— TASK GOAL —
Find the lines in the records below that contain "kRowsPerWave", and report each of them.

— MATERIAL SUPPLIED —
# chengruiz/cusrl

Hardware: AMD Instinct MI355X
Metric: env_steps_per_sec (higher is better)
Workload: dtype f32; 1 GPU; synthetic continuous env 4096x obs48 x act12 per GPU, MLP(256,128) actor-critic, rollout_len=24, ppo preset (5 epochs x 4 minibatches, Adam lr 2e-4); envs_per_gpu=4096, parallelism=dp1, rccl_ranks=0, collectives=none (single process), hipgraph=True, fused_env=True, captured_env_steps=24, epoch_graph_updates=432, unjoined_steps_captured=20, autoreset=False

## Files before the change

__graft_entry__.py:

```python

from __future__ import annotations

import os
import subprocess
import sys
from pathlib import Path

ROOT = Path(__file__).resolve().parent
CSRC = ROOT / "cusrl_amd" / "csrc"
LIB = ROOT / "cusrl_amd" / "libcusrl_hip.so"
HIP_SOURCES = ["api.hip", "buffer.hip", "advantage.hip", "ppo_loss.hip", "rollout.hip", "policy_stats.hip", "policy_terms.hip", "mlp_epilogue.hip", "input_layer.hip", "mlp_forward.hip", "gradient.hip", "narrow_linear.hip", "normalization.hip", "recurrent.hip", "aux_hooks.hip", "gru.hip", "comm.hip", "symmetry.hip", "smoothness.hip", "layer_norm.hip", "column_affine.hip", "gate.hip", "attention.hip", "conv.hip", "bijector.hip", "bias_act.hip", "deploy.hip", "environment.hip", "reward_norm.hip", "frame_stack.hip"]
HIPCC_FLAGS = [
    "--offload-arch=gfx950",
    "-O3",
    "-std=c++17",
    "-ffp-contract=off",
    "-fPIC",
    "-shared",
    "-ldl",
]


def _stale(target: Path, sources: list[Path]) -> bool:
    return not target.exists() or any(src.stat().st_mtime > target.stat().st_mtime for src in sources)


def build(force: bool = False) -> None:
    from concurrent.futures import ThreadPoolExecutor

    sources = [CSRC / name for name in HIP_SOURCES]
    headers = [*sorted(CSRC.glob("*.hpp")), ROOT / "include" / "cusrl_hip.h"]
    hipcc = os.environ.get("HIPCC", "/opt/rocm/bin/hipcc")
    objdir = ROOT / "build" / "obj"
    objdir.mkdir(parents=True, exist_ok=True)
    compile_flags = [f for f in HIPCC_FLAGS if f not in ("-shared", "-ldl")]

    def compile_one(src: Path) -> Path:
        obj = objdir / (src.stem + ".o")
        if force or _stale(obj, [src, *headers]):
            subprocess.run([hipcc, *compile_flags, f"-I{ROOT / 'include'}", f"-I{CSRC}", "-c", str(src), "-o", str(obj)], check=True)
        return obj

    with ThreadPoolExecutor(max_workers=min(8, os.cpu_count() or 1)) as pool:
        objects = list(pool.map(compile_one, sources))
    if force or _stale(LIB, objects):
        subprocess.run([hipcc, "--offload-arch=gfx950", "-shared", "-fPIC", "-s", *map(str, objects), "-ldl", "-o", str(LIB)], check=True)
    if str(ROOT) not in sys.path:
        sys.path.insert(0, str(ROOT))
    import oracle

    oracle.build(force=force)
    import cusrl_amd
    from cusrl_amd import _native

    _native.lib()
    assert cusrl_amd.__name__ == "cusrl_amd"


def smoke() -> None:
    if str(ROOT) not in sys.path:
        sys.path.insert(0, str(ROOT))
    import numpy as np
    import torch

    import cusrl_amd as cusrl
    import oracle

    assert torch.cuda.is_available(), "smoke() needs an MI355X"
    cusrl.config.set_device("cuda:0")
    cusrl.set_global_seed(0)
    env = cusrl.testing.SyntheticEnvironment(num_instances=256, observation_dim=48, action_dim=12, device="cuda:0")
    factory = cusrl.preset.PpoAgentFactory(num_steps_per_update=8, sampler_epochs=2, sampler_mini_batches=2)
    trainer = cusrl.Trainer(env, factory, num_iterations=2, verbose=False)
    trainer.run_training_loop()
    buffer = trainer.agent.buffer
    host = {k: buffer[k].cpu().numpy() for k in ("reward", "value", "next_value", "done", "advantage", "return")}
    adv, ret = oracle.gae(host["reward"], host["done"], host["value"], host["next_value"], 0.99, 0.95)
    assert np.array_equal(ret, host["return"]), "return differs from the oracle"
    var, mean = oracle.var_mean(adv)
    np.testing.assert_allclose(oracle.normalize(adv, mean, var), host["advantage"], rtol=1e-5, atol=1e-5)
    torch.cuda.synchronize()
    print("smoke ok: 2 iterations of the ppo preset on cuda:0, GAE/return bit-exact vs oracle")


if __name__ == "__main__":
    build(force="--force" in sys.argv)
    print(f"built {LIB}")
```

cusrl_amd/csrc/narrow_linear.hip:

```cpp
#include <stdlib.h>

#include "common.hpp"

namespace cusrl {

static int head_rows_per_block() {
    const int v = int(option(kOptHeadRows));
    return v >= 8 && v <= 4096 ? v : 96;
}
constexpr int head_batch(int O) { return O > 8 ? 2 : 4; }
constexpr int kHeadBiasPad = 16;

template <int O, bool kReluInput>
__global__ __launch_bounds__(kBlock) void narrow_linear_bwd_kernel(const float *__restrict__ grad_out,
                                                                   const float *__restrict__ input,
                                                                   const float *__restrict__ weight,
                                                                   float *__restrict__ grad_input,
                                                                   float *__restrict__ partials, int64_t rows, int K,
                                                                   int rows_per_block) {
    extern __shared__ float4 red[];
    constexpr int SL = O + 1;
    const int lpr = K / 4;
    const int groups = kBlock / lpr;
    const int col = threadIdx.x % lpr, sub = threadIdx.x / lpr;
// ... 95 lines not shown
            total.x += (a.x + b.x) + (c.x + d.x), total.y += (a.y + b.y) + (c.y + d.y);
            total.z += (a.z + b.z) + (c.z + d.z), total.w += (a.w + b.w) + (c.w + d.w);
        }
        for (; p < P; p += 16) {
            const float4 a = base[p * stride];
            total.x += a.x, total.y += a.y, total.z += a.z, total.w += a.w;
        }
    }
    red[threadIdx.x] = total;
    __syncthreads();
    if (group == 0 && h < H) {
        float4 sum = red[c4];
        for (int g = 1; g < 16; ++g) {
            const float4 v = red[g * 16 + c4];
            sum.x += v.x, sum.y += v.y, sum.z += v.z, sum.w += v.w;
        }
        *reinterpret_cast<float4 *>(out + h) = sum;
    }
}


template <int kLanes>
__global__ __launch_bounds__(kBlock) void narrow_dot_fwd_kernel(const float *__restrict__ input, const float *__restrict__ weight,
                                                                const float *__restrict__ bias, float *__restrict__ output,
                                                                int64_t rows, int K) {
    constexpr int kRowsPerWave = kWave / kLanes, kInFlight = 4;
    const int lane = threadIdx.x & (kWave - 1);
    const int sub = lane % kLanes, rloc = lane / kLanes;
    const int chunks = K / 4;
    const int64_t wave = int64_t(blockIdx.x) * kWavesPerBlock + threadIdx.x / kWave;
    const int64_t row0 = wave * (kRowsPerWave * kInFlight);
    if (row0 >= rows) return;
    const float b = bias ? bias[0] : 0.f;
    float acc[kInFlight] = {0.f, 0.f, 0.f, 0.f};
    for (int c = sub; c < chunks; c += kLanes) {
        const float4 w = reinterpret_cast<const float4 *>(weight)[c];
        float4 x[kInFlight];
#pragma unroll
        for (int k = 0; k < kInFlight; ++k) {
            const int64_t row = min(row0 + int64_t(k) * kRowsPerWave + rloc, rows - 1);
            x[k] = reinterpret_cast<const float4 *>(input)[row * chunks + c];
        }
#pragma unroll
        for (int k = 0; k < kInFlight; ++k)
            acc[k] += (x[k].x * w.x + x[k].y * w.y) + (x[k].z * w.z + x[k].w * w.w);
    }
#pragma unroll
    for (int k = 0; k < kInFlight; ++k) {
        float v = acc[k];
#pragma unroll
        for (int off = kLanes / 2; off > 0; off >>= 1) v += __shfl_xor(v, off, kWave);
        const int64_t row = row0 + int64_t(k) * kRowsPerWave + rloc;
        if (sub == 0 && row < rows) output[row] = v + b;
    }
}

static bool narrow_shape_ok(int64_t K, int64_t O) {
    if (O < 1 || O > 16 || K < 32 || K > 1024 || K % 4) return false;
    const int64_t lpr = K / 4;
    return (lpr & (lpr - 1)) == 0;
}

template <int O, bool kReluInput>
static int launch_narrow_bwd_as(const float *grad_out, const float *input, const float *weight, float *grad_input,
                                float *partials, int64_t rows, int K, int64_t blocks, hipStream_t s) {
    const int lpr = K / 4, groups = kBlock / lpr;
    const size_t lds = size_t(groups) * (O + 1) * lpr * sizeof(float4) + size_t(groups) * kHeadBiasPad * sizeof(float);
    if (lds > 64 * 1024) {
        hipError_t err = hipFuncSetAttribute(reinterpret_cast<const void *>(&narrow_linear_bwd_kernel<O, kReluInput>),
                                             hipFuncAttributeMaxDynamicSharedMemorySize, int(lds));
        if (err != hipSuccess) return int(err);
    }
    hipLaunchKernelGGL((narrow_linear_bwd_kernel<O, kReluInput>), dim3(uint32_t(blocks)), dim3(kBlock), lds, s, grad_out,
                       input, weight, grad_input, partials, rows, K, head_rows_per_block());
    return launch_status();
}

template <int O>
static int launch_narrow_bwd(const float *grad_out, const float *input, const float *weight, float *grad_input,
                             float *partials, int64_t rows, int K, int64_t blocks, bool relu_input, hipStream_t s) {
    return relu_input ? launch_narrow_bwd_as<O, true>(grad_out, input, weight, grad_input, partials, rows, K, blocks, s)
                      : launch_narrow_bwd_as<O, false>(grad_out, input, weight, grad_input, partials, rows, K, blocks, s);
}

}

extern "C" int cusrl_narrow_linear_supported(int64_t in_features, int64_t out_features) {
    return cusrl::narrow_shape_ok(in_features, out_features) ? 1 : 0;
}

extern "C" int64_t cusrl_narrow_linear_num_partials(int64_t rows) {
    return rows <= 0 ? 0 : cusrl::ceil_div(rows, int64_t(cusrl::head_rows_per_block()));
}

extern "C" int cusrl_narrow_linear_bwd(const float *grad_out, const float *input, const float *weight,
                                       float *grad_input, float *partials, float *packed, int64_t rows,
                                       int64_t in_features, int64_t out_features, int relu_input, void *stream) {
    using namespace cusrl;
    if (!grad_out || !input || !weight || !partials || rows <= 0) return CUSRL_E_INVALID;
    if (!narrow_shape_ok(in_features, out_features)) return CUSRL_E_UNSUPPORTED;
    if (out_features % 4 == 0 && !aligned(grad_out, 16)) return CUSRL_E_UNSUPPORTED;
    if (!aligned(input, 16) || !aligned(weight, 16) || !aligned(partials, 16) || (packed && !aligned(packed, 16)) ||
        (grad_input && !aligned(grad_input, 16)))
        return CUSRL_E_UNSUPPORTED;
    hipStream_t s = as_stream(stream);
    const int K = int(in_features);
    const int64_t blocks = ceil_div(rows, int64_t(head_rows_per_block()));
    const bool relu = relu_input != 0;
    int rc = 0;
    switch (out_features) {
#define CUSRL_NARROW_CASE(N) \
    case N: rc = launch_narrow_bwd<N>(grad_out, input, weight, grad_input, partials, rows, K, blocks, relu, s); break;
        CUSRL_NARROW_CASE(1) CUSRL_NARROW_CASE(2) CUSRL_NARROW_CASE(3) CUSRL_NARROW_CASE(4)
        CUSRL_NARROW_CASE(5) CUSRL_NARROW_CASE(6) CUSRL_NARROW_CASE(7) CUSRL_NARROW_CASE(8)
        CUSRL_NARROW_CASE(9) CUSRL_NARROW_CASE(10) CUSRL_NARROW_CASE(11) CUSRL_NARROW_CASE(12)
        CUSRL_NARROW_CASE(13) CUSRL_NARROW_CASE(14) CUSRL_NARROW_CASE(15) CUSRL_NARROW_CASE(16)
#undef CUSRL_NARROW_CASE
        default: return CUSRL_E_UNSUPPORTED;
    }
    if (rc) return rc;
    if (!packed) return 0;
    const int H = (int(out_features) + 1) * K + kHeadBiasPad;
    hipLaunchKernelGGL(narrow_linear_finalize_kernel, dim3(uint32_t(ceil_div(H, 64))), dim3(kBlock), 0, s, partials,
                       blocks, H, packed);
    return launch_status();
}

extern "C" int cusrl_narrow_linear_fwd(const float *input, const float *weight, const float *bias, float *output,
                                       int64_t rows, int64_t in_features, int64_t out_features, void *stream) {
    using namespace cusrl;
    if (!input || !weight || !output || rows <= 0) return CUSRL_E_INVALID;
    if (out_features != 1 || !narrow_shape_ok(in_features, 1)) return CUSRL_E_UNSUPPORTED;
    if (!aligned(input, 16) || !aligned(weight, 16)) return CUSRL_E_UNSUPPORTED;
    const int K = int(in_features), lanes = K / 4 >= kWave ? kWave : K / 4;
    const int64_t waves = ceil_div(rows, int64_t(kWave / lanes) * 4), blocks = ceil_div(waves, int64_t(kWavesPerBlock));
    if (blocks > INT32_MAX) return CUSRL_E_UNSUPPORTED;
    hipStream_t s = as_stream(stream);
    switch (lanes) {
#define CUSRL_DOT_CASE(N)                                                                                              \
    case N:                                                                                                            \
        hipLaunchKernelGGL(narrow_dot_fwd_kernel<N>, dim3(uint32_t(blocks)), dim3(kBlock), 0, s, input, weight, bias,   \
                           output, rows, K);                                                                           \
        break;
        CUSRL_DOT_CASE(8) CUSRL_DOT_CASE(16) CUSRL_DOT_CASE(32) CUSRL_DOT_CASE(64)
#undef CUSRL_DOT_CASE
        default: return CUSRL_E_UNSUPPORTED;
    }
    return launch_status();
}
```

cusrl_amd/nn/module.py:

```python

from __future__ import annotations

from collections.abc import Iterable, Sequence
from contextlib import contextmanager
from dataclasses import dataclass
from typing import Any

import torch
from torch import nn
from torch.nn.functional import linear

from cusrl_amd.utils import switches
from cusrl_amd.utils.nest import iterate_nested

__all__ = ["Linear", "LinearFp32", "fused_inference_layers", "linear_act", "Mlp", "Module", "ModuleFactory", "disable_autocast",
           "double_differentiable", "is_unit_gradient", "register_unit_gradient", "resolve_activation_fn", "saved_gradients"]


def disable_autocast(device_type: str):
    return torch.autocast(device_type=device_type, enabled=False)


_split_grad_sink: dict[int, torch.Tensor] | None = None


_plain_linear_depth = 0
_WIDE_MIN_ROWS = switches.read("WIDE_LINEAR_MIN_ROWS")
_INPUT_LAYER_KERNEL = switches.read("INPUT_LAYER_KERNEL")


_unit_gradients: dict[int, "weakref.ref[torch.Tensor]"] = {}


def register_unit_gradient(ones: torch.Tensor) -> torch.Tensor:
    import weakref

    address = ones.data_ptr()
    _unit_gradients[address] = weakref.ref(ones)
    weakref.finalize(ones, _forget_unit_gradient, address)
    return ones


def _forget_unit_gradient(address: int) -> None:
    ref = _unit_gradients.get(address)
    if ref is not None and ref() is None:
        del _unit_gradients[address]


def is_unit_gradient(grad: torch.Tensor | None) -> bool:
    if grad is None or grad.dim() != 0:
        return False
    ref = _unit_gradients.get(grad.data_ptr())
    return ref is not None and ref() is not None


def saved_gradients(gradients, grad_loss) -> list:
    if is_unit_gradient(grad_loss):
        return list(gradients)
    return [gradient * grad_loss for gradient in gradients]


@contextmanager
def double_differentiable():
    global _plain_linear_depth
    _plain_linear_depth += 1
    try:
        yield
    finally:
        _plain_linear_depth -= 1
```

— REPLY —
    constexpr int kRowsPerWave = kWave / kLanes, kInFlight = 4;
    const int64_t row0 = wave * (kRowsPerWave * kInFlight);
            const int64_t row = min(row0 + int64_t(k) * kRowsPerWave + rloc, rows - 1);
        const int64_t row = row0 + int64_t(k) * kRowsPerWave + rloc;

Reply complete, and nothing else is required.